Each patient underwent an ultrasonogram by a fellowship-trained, board-certified sports medicine specialist. US was considered positive for CMI if hypoechoic areas along the distal rectus insertion and the proximal adductor longus tendon were observed on transverse and linear views, as previously described (Figure 1).⁸ In addition, each patient underwent an MRI survey of the pelvis without contrast.

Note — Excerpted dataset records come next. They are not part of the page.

__global__ void locus_key_kernel(const uint64_t* __restrict__ gcodes, const uint64_t* __restrict__ gkeys, int64_t ng,
                                 const uint64_t* __restrict__ dict, int64_t U, uint64_t tag,
                                 uint64_t* __restrict__ key) {
    const int64_t stride = (int64_t)gridDim.x * blockDim.x;
    for (int64_t g = (int64_t)blockIdx.x * blockDim.x + threadIdx.x; g < ng; g += stride) {
// ... 293 lines not shown
    const int32_t* V = nullptr;
    const int32_t* T = nullptr;
    int m = 0;
    int64_t N = 0;
    __device__ __forceinline__ int at(int64_t i, int64_t j) const {
        if (!grp) return 0;
        const int gi = grp[i], gj = grp[j];
        int x = 0;
        if (gi >= 0) x += V[(int64_t)gi * N + j];
        if (gj >= 0) x += V[(int64_t)gj * N + i];
        if (gi >= 0 && gj >= 0) x += T[gi * m + gj];
        return x;
    }
};

__host__ __device__ __forceinline__ int cnt_index(int a, int b) {
    return ((a * 64 + ((b >> 1) ^ (a & 63))) << 1) | (b & 1);
}
__host__ __device__ __forceinline__ void cnt_pair(int t, int& a, int& b) {
    const int d = t >> 1;
    a = d >> 6;
    b = (((d & 63) ^ (a & 63)) << 1) | (t & 1);
}
__host__ __device__ __forceinline__ uint32_t row_code(int s) { return ((uint32_t)s << 8) | ((uint32_t)(s & 63) << 2); }
__host__ __device__ __forceinline__ uint32_t col_code(int s) {
    return ((uint32_t)(s & 1) << 4) | (((uint32_t)(s >> 1) << 2) << 16);
}
constexpr uint32_t kLastOfList = 32;
constexpr int kSentinelRecs = 512;
__device__ __forceinline__ void cnt_add(uint32_t* cnt, uint32_t r, uint32_t c, uint32_t v) {
    atomicAdd(reinterpret_cast<uint32_t*>(reinterpret_cast<char*>(cnt) + (r ^ (c >> 16))), v << (c & 31));
}

struct Rec3 {
    uint32_t a, b, c;
};
__device__ __forceinline__ unsigned long long rec_word(const ulonglong2& r) { return (r.x >> 32) | (r.y << 32); }
__device__ __forceinline__ uint32_t rec_row(const ulonglong2& r) { return (uint32_t)r.x; }
__device__ __forceinline__ uint32_t rec_col(const ulonglong2& r) { return (uint32_t)(r.y >> 32); }
__global__ void sparse_records_kernel(const unsigned long long* __restrict__ word, const uint8_t* __restrict__ set,
                                      int64_t n, ulonglong2* __restrict__ ent) {
    const int64_t stride = (int64_t)gridDim.x * blockDim.x;
    for (int64_t e = (int64_t)blockIdx.x * blockDim.x + threadIdx.x; e < n; e += stride) {
        const int st = set[e];
        const unsigned long long w = word[e];
        ent[e] = make_ulonglong2((unsigned long long)row_code(st) | (w << 32),
                                 (w >> 32) | ((unsigned long long)col_code(st) << 32));
    }
}

__global__ void sparse_last_kernel(const int64_t* __restrict__ off, int64_t nlists, ulonglong2* __restrict__ ent) {
    const int64_t stride = (int64_t)gridDim.x * blockDim.x;
    for (int64_t t = (int64_t)blockIdx.x * blockDim.x + threadIdx.x; t < nlists; t += stride) {
        const int64_t b = off[t], e = off[t + 1];
        if (e > b) ent[e - 1].y |= (unsigned long long)kLastOfList << 32;
    }
}

struct RareRows {
    const int64_t* soff = nullptr;
    const uint64_t* sent = nullptr;
    const uint32_t* sw = nullptr;
    const uint16_t* sskip = nullptr;
    const uint32_t* psets = nullptr;
};
inline RareRows rare_rows_of(const gdist_sets* s) {
    return RareRows{s->srare_off.as<int64_t>(), s->srare_ent.as<uint64_t>(), s->srare_w.as<uint32_t>(),
                    s->srare_skip.as<uint16_t>(), s->post_sets.as<uint32_t>()};
}

// ... 240 lines not shown
        const uint32_t v10 = (uint32_t)(__popc(a1[u].y & b0[u].y) + __popc(a1[u].z & b0[u].z)) & ne[u];
        const uint32_t v11 = (uint32_t)(__popc(a1[u].y & b1[u].y) + __popc(a1[u].z & b1[u].z)) & (ne[u] & lb);
        cnt_add(cnt, a0[u].x, b0[u].w, v00);
        cnt_add(cnt, a0[u].x, b1[u].w, v01);
        cnt_add(cnt, a1[u].x, b0[u].w, v10);
        cnt_add(cnt, a1[u].x, b1[u].w, v11);
        if (mirror) {
            cnt_add(cnt, b0[u].x, a0[u].w, v00);
            cnt_add(cnt, b1[u].x, a0[u].w, v01);
            cnt_add(cnt, b0[u].x, a1[u].w, v10);
            cnt_add(cnt, b1[u].x, a1[u].w, v11);
        }
    }
}

template <int SU, int MODE>
__device__ __forceinline__ void sparse_step(const int4* __restrict__ rec, const unsigned long long* __restrict__ masks,
                                            int W0, int last, int fb, int lane, const SparseWalk& e,
                                            uint32_t* __restrict__ cnt, bool mirror) {
    if (MODE == 0) sparse_diag_slots<SU>(rec, masks, W0, last, fb, lane, e, cnt, mirror);
    else if (MODE == 1) sparse_off_slots<SU>(rec, masks, W0, last, fb, lane, e, cnt);
    else if (MODE == 2) sparse_off22_slots<SU>(rec, masks, W0, last, fb, lane, e, cnt);
    else sparse_diag22_slots<SU>(rec, masks, W0, last, fb, lane, e, cnt, mirror);
}

template <int SUN, int MODE>
__device__ __forceinline__ void sparse_walk(const int4* __restrict__ rec, unsigned long long* __restrict__ masks,
                                            int last, int total, int lane, const SparseWalk& e,
                                            uint32_t* __restrict__ cnt, bool mirror, bool wtail) {
    constexpr int G = kWinGroups / SUN * SUN;
    for (int W0 = 0; W0 < total; W0 += 64 * G) {
        if (lane < G) masks[lane] = 0ull;
        __builtin_amdgcn_wave_barrier();
        __atomic_signal_fence(__ATOMIC_SEQ_CST);
        const uint32_t rel = (uint32_t)(last - W0);
        if (rel < 64u * G) atomicOr(&masks[rel >> 6], 1ull << (rel & 63));
        __builtin_amdgcn_wave_barrier();
// ... 11 lines not shown
        __atomic_signal_fence(__ATOMIC_SEQ_CST);
    }
}

struct TileWalk {
    const uint32_t* offA;
    const uint32_t* offB;
    const ulonglong2* ent;
    uint32_t ra0, cb0;
    uint32_t zA, zB;
    SparseWalk e;
    int rlo, rhi;
    bool rpart, diag, mirror, r22;
    bool d22;
    bool wtail;
};

template <int SUN, int MT>
__device__ __forceinline__ void global_batch(const TileWalk& tc, int64_t s0, int64_t be, int only, int lane,
                                             int4* __restrict__ wrec, unsigned long long* __restrict__ masks,
                                             uint32_t* __restrict__ cnt) {
    const uint32_t* offA = tc.offA;
    const uint32_t* offB = tc.offB;
    const ulonglong2* ent = tc.ent;
    const uint32_t ra0 = tc.ra0, cb0 = tc.cb0;
    const uint32_t zA = tc.zA, zB = tc.zB;
    const SparseWalk& e = tc.e;
    const int rlo = tc.rlo, rhi = tc.rhi;
    const bool rpart = tc.rpart, diag = tc.diag, mirror = tc.mirror, r22 = tc.r22;
    const bool d22 = MT == 2 && tc.d22;
    const bool wtail = tc.wtail;
    const int bn = be - s0 < kBatchWords ? (int)(be - s0) : kBatchWords;
    uint32_t rb = ra0, cb = cb0;
    if (lane <= bn) {
        rb = offA[2 * (s0 + lane)];
        cb = offB[2 * (s0 + lane)];
    }
    const uint32_t re = wave_next_lane(rb), ce = wave_next_lane(cb);
    int nr = 0, ncl = 0;
    if (lane < bn && (only < 0 || lane == only)) {
        nr = (int)(re - rb);
        ncl = (int)(ce - cb);
        if (rpart) {
            int a = 0, en = nr;
            for (int t = 0; t < nr; t++) {
                const int st = (int)((uint32_t)ent[(int64_t)rb + t].x >> 8);
                a += st < rlo;
                en -= st >= rhi;
            }
            rb += a;
            nr = en > a ? en - a : 0;
        }
    }
    const int ncd = diag ? ncl : (ncl + 1) >> 1;
    const int hp = (nr + 1) >> 1;
    const int P = diag ? (d22 ? (nr >= 2 ? hp * (hp + 1) / 2 : 0) : nr * (nr - 1) / 2)
                       : (r22 ? hp : nr) * ncd;
    const int incl = wave_scan_incl(P);
    const int total = __builtin_amdgcn_readlane(incl, 63);
    const unsigned long long nz = __ballot(P > 0);
    const int k = (int)__builtin_amdgcn_mbcnt_hi((uint32_t)(nz >> 32), __builtin_amdgcn_mbcnt_lo((uint32_t)nz, 0u));
    if (P > 0) {
        if (diag) {
            wrec[k] = make_int4(-(incl - P), (int32_t)(rb - ra0), 0, 0);
        } else {
            const uint32_t rcp = (uint32_t)__float_as_int(__builtin_amdgcn_rcpf(2.0f * (float)ncd));
            wrec[k] = make_int4(-2 * (incl - P), (int32_t)((rb - ra0) << 4), (int32_t)((cb - cb0) << 4),
                                (int32_t)((rcp & 0xFFFFFF00u) | (uint32_t)(2 * ncd)));
        }
    }
    if (lane == 0) {
        const int nw = __popcll(nz);
        wrec[nw] = diag ? make_int4(-total, (int32_t)zA, 0, 0)
                        : make_int4(-2 * total, (int32_t)(zA << 4), (int32_t)(zB << 4), 0);
    }
    const int last = P > 0 ? incl - 1 : 0x7FFFFFFF;
    __builtin_amdgcn_wave_barrier();
    __atomic_signal_fence(__ATOMIC_SEQ_CST);
    if (MT == 2 && diag && d22) sparse_walk<2, 3>(wrec, masks, last, total, lane, e, cnt, mirror, wtail);
    else if (diag) sparse_walk<SUN, 0>(wrec, masks, last, total, lane, e, cnt, mirror, wtail);
    else if (MT == 2 && r22) sparse_walk<MT == 2 ? SUN : 1, 2>(wrec, masks, last, total, lane, e, cnt, false, wtail);
    else sparse_walk<SUN, 1>(wrec, masks, last, total, lane, e, cnt, false, wtail);
}

template <int SUN, int MT>
__global__ __launch_bounds__(SNT, 8) void sparse_tile_kernel(
    const int64_t* __restrict__ off, const ulonglong2* __restrict__ ent, const int32_t* __restrict__ nc, int64_t Us,
    int64_t Ws, const int2* __restrict__ tiles, const int32_t* __restrict__ cbnd, const int4* __restrict__ tinfo,
    const int2* __restrict__ wgmap, int nchunks, int64_t r0, int64_t r1,
    int64_t c0, int64_t c1, int upper, int32_t* __restrict__ I, int64_t ldI, int32_t* __restrict__ part, int64_t Wdp,
    int64_t N, const unsigned long long* __restrict__ slab_bits, int slabs, GroupPart gp, int xmap, int ntiles,
    RareSlab rs, int dyn, int diag22, int rpart22, int batch, int wtail) {
    __shared__ __attribute__((aligned(16))) uint32_t cnt[SB * SB / 2];
    __shared__ int4 rec[SNW][64];
    int& next_batch = rec[0][63].w;
    const unsigned ntw = gridDim.x - (unsigned)rs.nrare;
    if (blockIdx.x >= ntw) {
        rare_slab_row(rs, (int)(blockIdx.x - ntw), r0, c0, c1, upper, cnt);
        return;
    }
    const unsigned bid = blockIdx.x;
    int tile, ch;
    if (wgmap) {
        const int2 m = wgmap[bid];
        tile = m.x;
        ch = m.y;
    } else if (xmap) {
// ... 9 lines not shown
    const int4 ti = tinfo[tile];
    cbnd += ti.x;
    const int rlo = (int)(r0 - A * SB > 0 ? r0 - A * SB : 0);
    const int rhi = (int)(r1 - A * SB < SB ? r1 - A * SB : SB);
    const bool rpart = rlo > 0 || (rhi < SB && r1 < N);
    const bool diag = A == B && !rpart, mirror = diag && !upper;
    const bool r22 = MT == 2 && !diag && (!rpart || rpart22);
    static_assert(SB * SB / 8 % SNT == 0, "whole 16-byte stores per thread");
#pragma unroll
    for (int t = 0; t < SB * SB / 8 / SNT; t++)
        reinterpret_cast<uint4*>(cnt)[t * SNT + threadIdx.x] = make_uint4(0, 0, 0, 0);
    if (threadIdx.x == 0) next_batch = SNW;
    __syncthreads();
    const int wv = __builtin_amdgcn_readfirstlane(threadIdx.x >> 6), lane = threadIdx.x & 63;
    const int64_t sb = cbnd[ch], se = cbnd[ch + 1];
    const int64_t* offA = off + A * Ws;
    const int64_t* offB = off + B * Ws;
    const int64_t ra0 = offA[sb], cb0 = offB[sb];
    const int64_t ntot = off[(int64_t)ceil_div(N, SB) * Ws];
    const uint32_t zA = (uint32_t)(ntot - ra0), zB = (uint32_t)(ntot - cb0);
    const TileWalk tc{reinterpret_cast<const uint32_t*>(offA), reinterpret_cast<const uint32_t*>(offB), ent,
                      (uint32_t)ra0, (uint32_t)cb0, zA, zB,
                      SparseWalk{reinterpret_cast<const char*>(ent + ra0), reinterpret_cast<const char*>(ent + cb0)},
                      rlo, rhi, rpart, diag, mirror, r22, diag22 != 0, wtail != 0};
    int4* wrec = &rec[wv][0];
    unsigned long long* masks = reinterpret_cast<unsigned long long*>(&rec[wv][kBatchWords + 1]);
    const int n = (int)(se - sb);
    int bw = batch > 0 ? batch : n <= SNW * kBatchWords ? (n + SNW - 1) / SNW : kBatchWords;
    bw = bw < 1 ? 1 : bw > kBatchWords ? kBatchWords : bw;
    const int64_t per = ceil_div(se - sb, (int64_t)SNW);
    const int64_t wb = dyn ? sb + (int64_t)wv * bw : sb + (int64_t)wv * per;
    const int64_t we = dyn ? se : (wb + per < se ? wb + per : se);
    for (int64_t s0 = wb; s0 < we;) {
        global_batch<SUN, MT>(tc, s0, s0 + bw < we ? s0 + bw : we, -1, lane, wrec, masks, cnt);
        if (dyn) {
            int nb = 0;
            if (lane == 0) nb = atomicAdd(&next_batch, 1);
            s0 = sb + (int64_t)__builtin_amdgcn_readfirstlane(nb) * bw;
        } else {
// ... 160 lines not shown
bool locus_order_enabled(const gdist_ctx* ctx) { return ctx->option(OPT_LOCUS_ORDER, 1) != 0; }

The sports hernia MRI protocol at our institution consists of coronal short tau inversion recovery (STIR) and T1 large field-of-view (FOV) (38 cm) sequences and axial T2 fat-saturation, coronal proton density, and sagittal STIR small FOV (24 cm) sequences.

Figure 1.

Transverse ultrasound demonstrating hypoechoic area (yellow curved shape) about the right pubic body (arrow) consistent with core muscle injury. PS, pubic symphysis.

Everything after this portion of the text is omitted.